Problem statement ▸ Word for word, reproduce the data that follows.

Stored items ▸
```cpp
int mx_graph_debug_eq_env_rows(mx_graph* g, uint32_t* rows) {
    return guard([&] { REQUIRE(g && rows, "NULL argument"); *rows = g->g->eq_env_rows() ? 1u : 0u; });
}
int mx_graph_debug_eq_lean(mx_graph* g, uint32_t* lean) {
    return guard([&] { REQUIRE(g && lean, "NULL argument"); *lean = g->g->eq_lean(); });
}

int mx_graph_eq_repair_stats(mx_graph* g, uint64_t out[8]) {
    return guard([&] {
        REQUIRE(g, "graph is NULL");
        REQUIRE(out, "out is NULL");
        g->g->eq_spec_stats(out);
    });
}

int mx_graph_write_source(mx_graph* g, uint32_t node, const float* host_samples, size_t n_ticks) {
    return guard([&] { REQUIRE(g, "graph is NULL"); g->g->write_source(node, host_samples, n_ticks * g->g->spt()); });
}

int mx_graph_bind_source_device(mx_graph* g, uint32_t node, const void* device_ptr) {
    return guard([&] { REQUIRE(g, "graph is NULL"); g->g->bind_source(node, device_ptr); });
}

int mx_graph_run_ticks(mx_graph* g, uint64_t first_tick, uint32_t n_ticks) {
    return guard([&] {
        REQUIRE(g, "graph is NULL");
        try {
            g->g->run(first_tick * (uint64_t)g->g->spt(), g->g->spt(), n_ticks);
        } catch (...) {
            g->g->drop_schedules();
            throw;
        }
    });
}

int mx_graph_sync(mx_graph* g) {
    return guard([&] { REQUIRE(g, "graph is NULL"); g->g->sync(); });
}

int mx_graph_read_output(mx_graph* g, uint32_t node, uint32_t port, float* host_samples, size_t n_ticks) {
    return guard([&] { REQUIRE(g, "graph is NULL"); g->g->read_output(node, port, host_samples, n_ticks * g->g->spt()); });
}

int mx_graph_read_output_window(mx_graph* g, uint32_t node, uint32_t port, float* host_samples, size_t first_tick_in_run, size_t n_ticks) {
    return guard([&] {
        REQUIRE(g, "graph is NULL");
        g->g->read_output(node, port, host_samples, n_ticks * g->g->spt(), first_tick_in_run * g->g->spt());
    });
}

int mx_graph_read_output_i16(mx_graph* g, uint32_t node, uint32_t port, int16_t* host_samples, size_t n_ticks) {
    return guard([&] { REQUIRE(g, "graph is NULL"); g->g->read_output_i16(node, port, host_samples, n_ticks * g->g->spt()); });
}

int mx_graph_write_source_i16(mx_graph* g, uint32_t node, const int16_t* host_samples, size_t n_ticks) {
    return guard([&] { REQUIRE(g, "graph is NULL"); g->g->write_source_i16(node, host_samples, n_ticks * g->g->spt()); });
}

int mx_graph_output_device_ptr(mx_graph* g, uint32_t node, uint32_t port, void** device_ptr, size_t* floats_per_tick) {
    return guard([&] {
        REQUIRE(g && device_ptr, "NULL argument");
        size_t fpf = 0;
        *device_ptr = g->g->output_ptr(node, port, &fpf);
        if (floats_per_tick) *floats_per_tick = fpf;
    });
}

int mx_graph_read_audio_out(mx_graph* g, uint32_t node, uint32_t first_tick_in_run, uint32_t n_ticks, float* samples, size_t samples_cap,
                            mx_audio_out_tick* ticks, size_t* n_samples) {
    static_assert(sizeof(mx_audio_out_tick) == sizeof(mx::OutTick), "mx_audio_out_tick is the device record");
    return guard([&] {
        REQUIRE(g, "graph is NULL");
        g->g->read_audio_out(node, first_tick_in_run, n_ticks, samples, samples_cap, reinterpret_cast<mx::OutTick*>(ticks), n_samples);
    });
}

int mx_graph_audio_out_lag(mx_graph* g, uint32_t node) {
    return guard([&] { REQUIRE(g, "graph is NULL"); g->g->audio_out_lag(node); });
}

int mx_graph_set_meters(mx_graph* g, const mx_port_ref* ports, size_t n, const mx_meter_params* params) {
    return guard([&] { REQUIRE(g, "graph is NULL"); g->g->meters().set(ports, n, params); });
}

int mx_graph_read_meters(mx_graph* g, uint32_t first_tick_in_run, uint32_t n_ticks, mx_meter_tick* dst, size_t cap) {
    static_assert(sizeof(mx_meter_tick) == 48 && sizeof(mx_meter_tick) == sizeof(mx::MeterTick), "mx_meter_tick is the device record");
    static_assert(offsetof(mx_meter_tick, sum_sq) == offsetof(mx::MeterTick, sum_sq) && offsetof(mx_meter_tick, frames) == offsetof(mx::MeterTick, frames),
                  "mx_meter_tick is the device record");
// ... 495 lines not shown
```

mixlab_amd/csrc/mx_engine.cpp:

```cpp
#include <chrono>

#include "mx_engine.hpp"
#include "mx_deck.hpp"

#include <cstdio>

#include <algorithm>
#include <cmath>
#include <cstring>

namespace mx {

void hip_check(hipError_t e, const char* what) {
    if (e != hipSuccess) throw Error(MX_ERR_DEVICE, std::string(what) + ": " + hipGetErrorString(e));
}

void DevBuf::alloc(size_t n) {
    free_();
    if (n == 0) n = 256;
    hipError_t e = hipMalloc(&p, n);
    if (e == hipErrorOutOfMemory) { p = nullptr; throw Error(MX_ERR_NOMEM, "hipMalloc: out of device memory"); }
    hip_check(e, "hipMalloc");
    bytes = n;
}
void DevBuf::free_() {
    if (p) (void)hipFree(p);
    p = nullptr; bytes = 0;
}
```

Result ▸
```cpp
int mx_graph_debug_eq_env_rows(mx_graph* g, uint32_t* rows) {
    return guard([&] { REQUIRE(g && rows, "NULL argument"); *rows = g->g->eq_env_rows() ? 1u : 0u; });
}
int mx_graph_debug_eq_lean(mx_graph* g, uint32_t* lean) {
    return guard([&] { REQUIRE(g && lean, "NULL argument"); *lean = g->g->eq_lean(); });
}

int mx_graph_eq_repair_stats(mx_graph* g, uint64_t out[8]) {
    return guard([&] {
        REQUIRE(g, "graph is NULL");
        REQUIRE(out, "out is NULL");
        g->g->eq_spec_stats(out);
    });
}

int mx_graph_write_source(mx_graph* g, uint32_t node, const float* host_samples, size_t n_ticks) {
    return guard([&] { REQUIRE(g, "graph is NULL"); g->g->write_source(node, host_samples, n_ticks * g->g->spt()); });
}

int mx_graph_bind_source_device(mx_graph* g, uint32_t node, const void* device_ptr) {
    return guard([&] { REQUIRE(g, "graph is NULL"); g->g->bind_source(node, device_ptr); });
}

int mx_graph_run_ticks(mx_graph* g, uint64_t first_tick, uint32_t n_ticks) {
    return guard([&] {
        REQUIRE(g, "graph is NULL");
        try {
            g->g->run(first_tick * (uint64_t)g->g->spt(), g->g->spt(), n_ticks);
        } catch (...) {
            g->g->drop_schedules();
            throw;
        }
    });
}

int mx_graph_sync(mx_graph* g) {
    return guard([&] { REQUIRE(g, "graph is NULL"); g->g->sync(); });
}

int mx_graph_read_output(mx_graph* g, uint32_t node, uint32_t port, float* host_samples, size_t n_ticks) {
    return guard([&] { REQUIRE(g, "graph is NULL"); g->g->read_output(node, port, host_samples, n_ticks * g->g->spt()); });
}

int mx_graph_read_output_window(mx_graph* g, uint32_t node, uint32_t port, float* host_samples, size_t first_tick_in_run, size_t n_ticks) {
    return guard([&] {
        REQUIRE(g, "graph is NULL");
        g->g->read_output(node, port, host_samples, n_ticks * g->g->spt(), first_tick_in_run * g->g->spt());
    });
}

int mx_graph_read_output_i16(mx_graph* g, uint32_t node, uint32_t port, int16_t* host_samples, size_t n_ticks) {
    return guard([&] { REQUIRE(g, "graph is NULL"); g->g->read_output_i16(node, port, host_samples, n_ticks * g->g->spt()); });
}

int mx_graph_write_source_i16(mx_graph* g, uint32_t node, const int16_t* host_samples, size_t n_ticks) {
    return guard([&] { REQUIRE(g, "graph is NULL"); g->g->write_source_i16(node, host_samples, n_ticks * g->g->spt()); });
}

int mx_graph_output_device_ptr(mx_graph* g, uint32_t node, uint32_t port, void** device_ptr, size_t* floats_per_tick) {
    return guard([&] {
        REQUIRE(g && device_ptr, "NULL argument");
        size_t fpf = 0;
        *device_ptr = g->g->output_ptr(node, port, &fpf);
        if (floats_per_tick) *floats_per_tick = fpf;
    });
}

int mx_graph_read_audio_out(mx_graph* g, uint32_t node, uint32_t first_tick_in_run, uint32_t n_ticks, float* samples, size_t samples_cap,
                            mx_audio_out_tick* ticks, size_t* n_samples) {
    static_assert(sizeof(mx_audio_out_tick) == sizeof(mx::OutTick), "mx_audio_out_tick is the device record");
    return guard([&] {
        REQUIRE(g, "graph is NULL");
        g->g->read_audio_out(node, first_tick_in_run, n_ticks, samples, samples_cap, reinterpret_cast<mx::OutTick*>(ticks), n_samples);
    });
}

int mx_graph_audio_out_lag(mx_graph* g, uint32_t node) {
    return guard([&] { REQUIRE(g, "graph is NULL"); g->g->audio_out_lag(node); });
}

int mx_graph_set_meters(mx_graph* g, const mx_port_ref* ports, size_t n, const mx_meter_params* params) {
    return guard([&] { REQUIRE(g, "graph is NULL"); g->g->meters().set(ports, n, params); });
}

int mx_graph_read_meters(mx_graph* g, uint32_t first_tick_in_run, uint32_t n_ticks, mx_meter_tick* dst, size_t cap) {
    static_assert(sizeof(mx_meter_tick) == 48 && sizeof(mx_meter_tick) == sizeof(mx::MeterTick), "mx_meter_tick is the device record");
    static_assert(offsetof(mx_meter_tick, sum_sq) == offsetof(mx::MeterTick, sum_sq) && offsetof(mx_meter_tick, frames) == offsetof(mx::MeterTick, frames),
                  "mx_meter_tick is the device record");
// ... 495 lines not shown
```

mixlab_amd/csrc/mx_engine.cpp:

```cpp
#include <chrono>

#include "mx_engine.hpp"
#include "mx_deck.hpp"

#include <cstdio>

#include <algorithm>
#include <cmath>
#include <cstring>

namespace mx {

void hip_check(hipError_t e, const char* what) {
    if (e != hipSuccess) throw Error(MX_ERR_DEVICE, std::string(what) + ": " + hipGetErrorString(e));
}

void DevBuf::alloc(size_t n) {
    free_();
    if (n == 0) n = 256;
    hipError_t e = hipMalloc(&p, n);
    if (e == hipErrorOutOfMemory) { p = nullptr; throw Error(MX_ERR_NOMEM, "hipMalloc: out of device memory"); }
    hip_check(e, "hipMalloc");
    bytes = n;
}
void DevBuf::free_() {
    if (p) (void)hipFree(p);
    p = nullptr; bytes = 0;
}
```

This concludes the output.